I Hate Camping

shapeimage 1 17181 300x171 I Hate Camping

The remodeling started yesterday when my husband announced he planned to tear out all the shower tile in our master bathroom. For about three months we’ve been aware of a little moisture problem that needed to be investigated. And since New Year’s Eve is always the best time to initiate home improvement projects – you can get a twenty-four hour jump on the New Year’s resolution thing that way – Hiram got busy with the crow bar.

This morning, with the convenient bathroom out of commission, I was reminded of how much I hate camping. It took me three trips, maybe four, to move everything into the kitchen bathroom so I could complete my toilette. And just when I was ready to step into the shower, I remembered the rest of the stuff I needed. I had to get dressed again and haul another armload from one bathroom to the other. After the shower and two more trips to the master bathroom, I was ready for the day.
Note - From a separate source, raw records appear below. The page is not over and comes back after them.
@@ -1704,14 +1728,32 @@
     if (need && t == 0) { atomicMax(rec_need, need); n_rec[pc] = 0; norder[pc] = 0; }
 }
 
-__global__ __launch_bounds__(DT, kDenseOcc) void k_lsd_seed32_dense(LsdParams p, const int* __restrict__ n_rec, double* l_mod,
-                                                            unsigned long long* __restrict__ sort_a, unsigned long long* __restrict__ sort_b,
-                                                            uint32_t* __restrict__ order_a, uint32_t* __restrict__ order_b, int rows_cap)
+struct SeedChainArgs {
+    LsdParams p; int n_prob; int* ticket;
+    int* n_rec; int* norder; int* rec_need; const unsigned long long* maxgrad; const uint32_t* c_xy; const double* c_mod;
+    const uint32_t* l_addr; double* l_mod; const int* n_low;
+    unsigned long long* sort_a; unsigned long long* sort_b; uint32_t* order_a; uint32_t* order_b; int plane_ok, lds_words;
+};
+
+__global__ __launch_bounds__(ST, LF_SEED_OCC) void k_lsd_seed32(SeedChainArgs)
+{
+    __shared__ int next_pc;
+    for (;;) {
+        const SeedChainArgs* a = seed_kernargs<SeedChainArgs>();
+        const int pc = seed_next_ticket(a->ticket, &next_pc);
+        if (pc >= a->n_prob) break;
+        seed32_list_chain_problem(a->p, pc, a->n_rec, a->norder, a->rec_need, a->maxgrad, a->c_xy, a->c_mod, a->l_addr, a->l_mod, a->n_low,
+                                  a->sort_a, a->sort_b, a->order_a, a->order_b, a->plane_ok, a->lds_words);
+    }
+}
+
+__device__ __forceinline__ void seed32_dense_problem(const LsdParams& p, int pc, const int* __restrict__ n_rec, double* l_mod,
+                                                     unsigned long long* __restrict__ sort_a, unsigned long long* __restrict__ sort_b,
+                                                     uint32_t* __restrict__ order_a, uint32_t* __restrict__ order_b, int rows_cap)
 {
     extern __shared__ __attribute__((aligned(16))) uint32_t seed_lds[];
     __shared__ int tot[SNB];
     __shared__ int base[SNB];
-    const int pc = blockIdx.x;
     const size_t Ps = (size_t)p.rec_cap;
     const size_t o = (size_t)pc * Ps;
     const int nd = n_rec[pc];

And that’s when I remembered why I hate camping. It is so darn inefficient. You spend all your time moving from one place to another, packing everything you need. Then at the pivotal moment, you realize you forgot the most essential necessity and have to figure out a way to retrieve it or come up with a way to do without it. After a weekend away from it all, you go home exhausted and covered with bug bites.

Most years when June and July roll around, somebody talks me into a camp-out by describing how much fun camping is. But 2008 is going to be different. Even though I’m now fifty-one and need one of those pill keepers to remember to take my vitamins, thanks to our January bathroom remodeling project, I will not forget how much I hate camping and all its inefficiencies.

Even though I’ve found some good in our present bathroom situation, next New Year’s Eve I’m hiding the crow bar. This winter camping business is for the birds.